The remaining parts of this paper are organized as follows: Section 2 proposes the adjusted Thermal Optimal Path method and applies it to some simple numerical example to compare its performance with the existing TOP method. Section 3 presents an application of the adjusted Thermal Optimal Path on dependence relationship between CNH and CNY spot market. We detect the lead-lag dependency of CNH/CNY spot from two aspects of closing price change over two consecutive single days and Bid-Ask spread (BAS) used as a proxy for market liquidity. Besides, causality analysis based on vector auto-regression model for the first difference series of CNY/CNH daily closing price and CNY/CNH BAS series are respectively implemented, which may be regarded as a preliminary analysis of relationship between CNH and CNY spot before conducting TOP method. All empirical results and corresponding analyses will be presented in this section. Section 4 concludes.

2. Methodology

2.1. Thermal Optimal Path Method

The thermal optimal path (TOP) method, also called thermal optimal causality path method can be viewed as complementing the Granger causality test method [7]. This method can detect the non-linear local dependence structure of time-series and reflect the degree and character of dependence in the different periods of time, which provides a new research perspective of the relationship between the two time series. The details about TOP method are as follows.

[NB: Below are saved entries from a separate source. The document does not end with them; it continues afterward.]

static kpd_status build_weight_arena(kpd_egnn *m) {
    const kpd_egnn_config &c = m->cfg;
    m->warena.poison_at = 2;
    m->L.assign(c.n_layers, LayerW());
    return carve(m->warena, ARENA_TAIL, [&](Carve &A) {
        for (int i = 0; i < c.n_layers; ++i) {
            LayerW &w = m->L[i];
            const std::string pre = "egnn.conv_layers." + std::to_string(i) + ".";
            for (int et = 0; et < m->n_et; ++et) {
                A(w.wp_e[et], WP_FLOATS); A(w.wx_e[et], HS); A(w.b_e[et], HS); A(w.wr_e[et], HS); A(w.watt[et], HS);
                A(w.wp_c[et], WP_FLOATS); A(w.wx_c[et], HS); A(w.b_c[et], HS); A(w.wr_c[et], HS); A(w.w3[et], HS);
                A.as<unsigned short>(w.wh_e[et], WH_HALVES); A.as<unsigned short>(w.wh_c[et], WH_HALVES);
// ... 393 lines not shown
        }
        for (int et = 0; et < 4; ++et) {
            W.rows(m->hn_main[et], n[kDstNt[et]], HS, HW);
            W.rows(m->hn_cont[et], tiles[et], HS, HW);
            W(m->xn_main[et], (size_t)n[kDstNt[et]] * 4);
            W(m->xn_cont[et], (size_t)tiles[et] * 4);
        }
        carve_lig_graph(W, m->meta, m->ll_deg, m->ll_off, m->kl_off, m->kl_pg, g, max_B, max_n_lig, max_n_kp);
        if (tab_rows > 0) {
            W(m->rowmap, max_n_kp);
            W(m->kp_ok, 1);
            W(m->tab_in, (size_t)tab_rows * rec_nf);
            W(m->tab_bidx, tab_rows);
            W(m->hT, (size_t)(tab_rows + TM) * HS);
            W.rows(m->PT, (size_t)(tab_rows + TM) * NSLOT, HS, HW);
        }
    }));
    m->tab_rows = tab_rows;
    m->last_table = false;
    if (tab_rows > 0) {
        std::vector<float> in((size_t)tab_rows * rec_nf, 0.0f);
        std::vector<int> gi(tab_rows);
        for (int r = 0; r < tab_rows; ++r) {
            in[(size_t)r * rec_nf + r % rec_nf] = 1.0f;
            gi[r] = r / rec_nf;
        }
        KPD_HIP(hipMemcpy(m->tab_in, in.data(), in.size() * 4, hipMemcpyHostToDevice));
        KPD_HIP(hipMemcpy(m->tab_bidx, gi.data(), gi.size() * 4, hipMemcpyHostToDevice));
    }
    for (int et = 0; et < 4; ++et) m->tiles_et_cap[et] = tiles[et];
// ... 26 lines not shown
    if (kp_tab)
        KPD_TRY(launch_node_graph_index(bt->kp_ptr, bt->B, bt->n_kp, m->bidx[NT_KP], st, nullptr, bt->kp_h, c.rec_nf, m->rowmap, m->kp_ok));
    else
        KPD_TRY(launch_node_graph_index(bt->kp_ptr, bt->B, bt->n_kp, m->bidx[NT_KP], st));
    const float *x_cur[2] = {bt->lig_x, bt->kp_x};
    KPD_TRY(launch_lig_graph(bt, c.ll_cutoff, c.ll_k, c.kl_cutoff, c.kl_k, &m->lg, m->ll_deg, m->ll_off, m->kl_off, m->kl_pg, st));
    const int tr = TM;
    const int active = c.update_kp_feat ? 0xF : 0x3;
    const bool prune = c.update_kp_feat && m->prune_last;
    const int active_last = prune ? 0x3 : active;
    KPD_TRY(launch_egnn_meta(m->lg.counts, bt->n_kk, active, active_last, bt->lig_ptr, bt->kp_ptr, m->lg.ll_per_graph,
                             bt->kk_rowptr, bt->B, m->kl_off, c.message_norm, c.update_kp_feat, m->meta, m->z[NT_LIG],
                             m->z[NT_KP], st, tr));
    KPD_TRY(launch_embed(bt->lig_h, bt->n_lig, c.atom_nf, m->le_W0, m->le_b0, 64, m->le_W1t, m->le_b1, t_dev,
                         m->bidx[NT_LIG], m->h[NT_LIG], 0, st));
    KPD_TRY(launch_embed(bt->kp_h, bt->n_kp, c.rec_nf, m->re_W0, m->re_b0, 2 * c.rec_nf, m->re_W1t, m->re_b1, t_dev,
                         m->bidx[NT_KP], m->h[NT_KP], m->rec_identity ? 1 : 0, st));
    if (kp_tab) {
        KPD_REQUIRE(n_tab <= m->tab_rows, KPD_ERR_CAPACITY, "internal: %d class rows, table of %d", n_tab, m->tab_rows);
        KPD_TRY(launch_embed(m->tab_in, n_tab, c.rec_nf, m->re_W0, m->re_b0, 2 * c.rec_nf, m->re_W1t, m->re_b1, t_dev, m->tab_bidx,
                             m->hT, 0, st));
    }

    const int e_kl_cap = bt->n_kp * (c.kl_k > 0 ? c.kl_k : std::min(bt->max_lig, 100));
    const int E_cap[4] = {std::max<int>((long)bt->n_lig * std::min(bt->max_lig - 1, c.ll_k > 0 ? c.ll_k : 200), 1), e_kl_cap, e_kl_cap,
                          bt->n_kk};
    int tile_cap = 0, tile_cap_last = 0;
    for (int et = 0; et < m->n_et; ++et) {
        tile_cap += cdiv(E_cap[et], tr);
        if ((active_last >> et) & 1) tile_cap_last += cdiv(E_cap[et], tr);
    }

    const int n[2] = {bt->n_lig, bt->n_kp};
    const int *esrc[4] = {m->lg.ll_src, m->lg.kl_src, m->lg.lk_src, bt->kk_src};
    const int *edst[4] = {m->lg.ll_dst, m->lg.kl_dst, m->lg.lk_dst, bt->kk_dst};
    const int *rowptr[4] = {m->lg.ll_rowptr, m->lg.kl_rowptr, m->lg.lk_rowptr, bt->kk_rowptr};
    const int n_layers = m->debug_layers >= 0 ? std::min(m->debug_layers, c.n_layers) : c.n_layers;

    auto slot_mask = [&](int etmask, int nt) {
        int mk = 0;
        for (int et = 0; et < 4; ++et)
            if ((etmask >> et) & 1) {
                if (kSrcNt[et] == nt) mk |= 3 << kSrcSlot[et];
                if (kDstNt[et] == nt) mk |= 3 << kDstSlot[et];
            }
        return mk;
    };
    auto layer_etmask = [&](int li) { return li == n_layers - 1 ? active_last : active; };
    for (int li = 0; li < n_layers; ++li) {
        const LayerW &L = m->L[li];
        {
            {
// ... 8 lines not shown
                        if (L.wp_p[nt][s] && ((mk >> s) & 1)) {
                            pa.wp[k] = L.wp_p[nt][s]; pa.wx[k] = L.wx_p[nt][s]; pa.bias[k] = L.b_p[nt][s]; pa.slot[k] = s;
                            pa.chain[k] = L.ch_p[nt][s]; pa.wcol[k] = L.wcol_p[nt][s]; pa.chain_h[k] = L.chh_p[nt][s];
                            ++k;
                        }
                    pp.n_slots[nt] = k;
                }
                pp.tiles0 = cdiv(n[0], TM);
                pp.gemm_mode = m->gemm_mode;
                if (kp_tab && li == 0) {
                    ProjPair pk = pp;
                    pk.n_slots[NT_LIG] = 0;
                    pk.skip_if = m->kp_ok;
                    ProjArgs &pa = pp.nt[NT_KP];
                    pa.h = m->hT; pa.n = n_tab; pa.P = m->PT;
                    KPD_TRY(launch_proj_chain(pp, st));
                    KPD_TRY(launch_proj_chain(pk, st));
                } else {
                    KPD_TRY(launch_proj_chain(pp, st));
                }
            }
        }
        EdgeArgs ea;
        memset(&ea, 0, sizeof(ea));
        const bool last = li == n_layers - 1;
        ea.meta = last ? m->meta + 16 : m->meta;
        ea.x[0] = x_cur[0]; ea.x[1] = x_cur[1]; ea.P[0] = m->P[0]; ea.P[1] = m->P[1];
        ea.use_tanh = c.use_tanh; ea.coords_range = c.coords_range;
        ea.tile_rows = tr;
        ea.gemm_mode = tr == TM ? m->gemm_mode : 0;
        for (int et = 0; et < 4; ++et) {
            ea.src[et] = esrc[et]; ea.dst[et] = edst[et];
            ea.src_nt[et] = kSrcNt[et]; ea.dst_nt[et] = kDstNt[et]; ea.src_slot[et] = kSrcSlot[et]; ea.dst_slot[et] = kDstSlot[et];
            ea.wr_e[et] = L.wr_e[et]; ea.wr_c[et] = L.wr_c[et];
// ... 28 lines not shown
            na.ln_inv_n = 1.0f / (float)(c.hidden_nf + 1); na.ln_pad = (float)(HID - c.hidden_nf);
            na.wh_a = L.wh_a[nt]; na.wh_b = L.wh_b[nt]; na.wh_2 = L.wh_2[nt];
            na.norm = c.norm;
            na.tile_shift = 6;
        };
        {
            NodeLayerPair lp;
            memset(&lp, 0, sizeof(lp));
            for (int nt = 0; nt < 2; ++nt) {
                NodeLayerArgs &na = lp.nt[nt];
                na.u.n = n[nt]; na.u.h = m->h[nt];
                if (nt < m->n_upd && !(nt == NT_KP && last && prune)) {
                    fill_update(na.u, nt);
                    na.u.x_in = x_cur[nt] == m->x[nt] ? nullptr : x_cur[nt];
                    na.do_update = 1;
                }
                if (!na.do_update && !na.do_proj) na.u.n = 0;
            }
            lp.tiles0 = cdiv(lp.nt[0].u.n, TN);
            lp.gemm_mode = m->gemm_mode;
            KPD_TRY(launch_node_layer(lp, st));
            for (int nt = 0; nt < 2; ++nt)
                if (lp.nt[nt].do_update) x_cur[nt] = m->x[nt];
        }
    }
    if (x_cur[NT_LIG] != m->x[NT_LIG]) KPD_HIP(hipMemcpyAsync(m->x[NT_LIG], bt->lig_x, (size_t)bt->n_lig * 12, hipMemcpyDeviceToDevice, st));
    if (x_cur[NT_KP] != m->x[NT_KP]) KPD_HIP(hipMemcpyAsync(m->x[NT_KP], bt->kp_x, (size_t)bt->n_kp * 12, hipMemcpyDeviceToDevice, st));
    KPD_TRY(launch_decode(m->h[NT_LIG], m->x[NT_LIG], bt->lig_x, bt->n_lig, c.atom_nf, 2 * c.atom_nf, m->de_W0, m->de_b0,
                          m->de_W1, m->de_b1, eps_h, eps_x, st));
    return KPD_OK;
}
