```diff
@@ -268,6 +351,10 @@
   if constexpr (DEPTH == 2) mlp_tiles_depth<NT, LdsFragsPlain, true>(LdsFragsPlain{wl, lane}, feat, dirf, o, M.rgb_output_activation == NRF_ACT_SIGMOID, M.depth_xd,
                                                                      M.depth_xr, M.density_activation, M.rgb_activation);
   else if constexpr (DEPTH == 1) mlp_tiles_depth<NT>(LdsFragsPlain{wl, lane}, feat, dirf, o, M.rgb_output_activation == NRF_ACT_SIGMOID, M.depth_xd, M.depth_xr);
+  else if constexpr (WD == 64 && PF > 0) {
+    static_assert(RK == 1, "the fragment prefetch exists for the hot instance only");
+    mlp_tiles<NT, FRAG_D0, LdsFrags, 1, 64, PF>(LdsFrags{wl, lane}, feat, dirf, o, M.rgb_output_activation == NRF_ACT_SIGMOID, nullptr, wpre);
+  }
   else if constexpr (WD == 64) mlp_tiles<NT, FRAG_D0, LdsFrags, RK>(LdsFrags{wl, lane}, feat, dirf, o, M.rgb_output_activation == NRF_ACT_SIGMOID, dirx);
   else mlp_tiles<NT, 0, LdsFragsPlain, 1, WD>(LdsFragsPlain{wl, lane}, feat, dirf, o, M.rgb_output_activation == NRF_ACT_SIGMOID);
   if (g == 0) {
@@ -335,7 +422,7 @@
   gen_wave_sync();
 }
 
-template <int NET, bool FAST = false, uint32_t GP = GATHER_RUNTIME>
+template <int NET, bool FAST = false, uint32_t GP = GATHER_RUNTIME, int PF = 0>
 __device__ __forceinline__ void network_dispatch(const DevModel& M, const uint4* wl, const LevelParams* lvs, WaveLds* W,
                                                  const GenLds& Lw, int S, int lane, float density_scale) {
   constexpr int RK = (NET == NET_WIDE || NET == NET_WIDE_SH) ? RK_WIDE : 1;
@@ -351,8 +438,8 @@
       const int ntile = (S - base + 15) >> 4;
       constexpr int DP = NET == NET_DEPTH ? 1 : (NET == NET_ACT ? 2 : 0);
       constexpr int GF = net_grid_f(NET);
-      if (ntile <= 1 || NTM == 1) network_from_lds<1, RK, FAST, WD, SHR, DP, GF, GP>(M, wl, lvs, W, Lw.rayd, S, base, lane, density_scale, Lw.dir);
-      else network_from_lds<NTM, RK, FAST, WD, SHR, DP, GF, GP>(M, wl, lvs, W, Lw.rayd, S, base, lane, density_scale, Lw.dir);
+      if (ntile <= 1 || NTM == 1) network_from_lds<1, RK, FAST, WD, SHR, DP, GF, GP, PF>(M, wl, lvs, W, Lw.rayd, S, base, lane, density_scale, Lw.dir);
+      else network_from_lds<NTM, RK, FAST, WD, SHR, DP, GF, GP, PF>(M, wl, lvs, W, Lw.rayd, S, base, lane, density_scale, Lw.dir);
     }
   }
 }
@@ -712,7 +799,7 @@
     NRF_STAMP(t1);
 
     if (S > 0) {
-      network_dispatch<NET, FAST, GP>(M, wl, lvs, W, lm.gen, S, lane, P.density_scale);
+      network_dispatch<NET, FAST, GP, plan_frag_depth(GP, MARCH)>(M, wl, lvs, W, lm.gen, S, lane, P.density_scale);
       wave_sync();
     }
     NRF_STAMP(t2);
@@ -1082,7 +1169,11 @@
   for (uint32_t i = threadIdx.x; i < M.lds_coarse_words; i += blockDim.x) coarse_lds[i] = M.occ_coarse[i];
   for (uint32_t i = threadIdx.x; i < M.lds_ctab_floats; i += blockDim.x) ctab_lds[i] = M.cell_bound[i];
   for (uint32_t i = threadIdx.x; i < M.lds_dilated_words; i += blockDim.x) dil_lds[i] = M.occ_dilated[i];
-  if (threadIdx.x < 16) lm.lvs[threadIdx.x] = M.lv[threadIdx.x];
+  if constexpr (plan_levels(GP)) {
+    if (threadIdx.x < 16) stage_plan_level<GP>(lm.lvs, threadIdx.x, M.lv[threadIdx.x]);
+  } else {
+    if (threadIdx.x < 16) lm.lvs[threadIdx.x] = M.lv[threadIdx.x];
+  }
   if (threadIdx.x <= MAX_VIEWS) {
     const int v = (int)threadIdx.x;
     q_lds[v] = v < VB.n_views ? VB.v[v].q_begin : VB.q_total;
```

Consider two time series of {X(t₁), t₁ = 0,1,2,…,n} and {Y(t₂), t₂ = 0,1,2,…,n}. Suppose, here X(t₁) and Y(t₂) represent CNH and CNY spot series respectively. Through absolute distance, we define the distance between the realization of the first time series at i-th time point t_1,i and the realization of the second time series at j-th time point t_2,j:

ε(t_1,i,t_2,j) = |X(t_1,i) − Y(t_2,j)|,

(1)

where ε(t₁_,i, t_2j) is called local distance or local energy.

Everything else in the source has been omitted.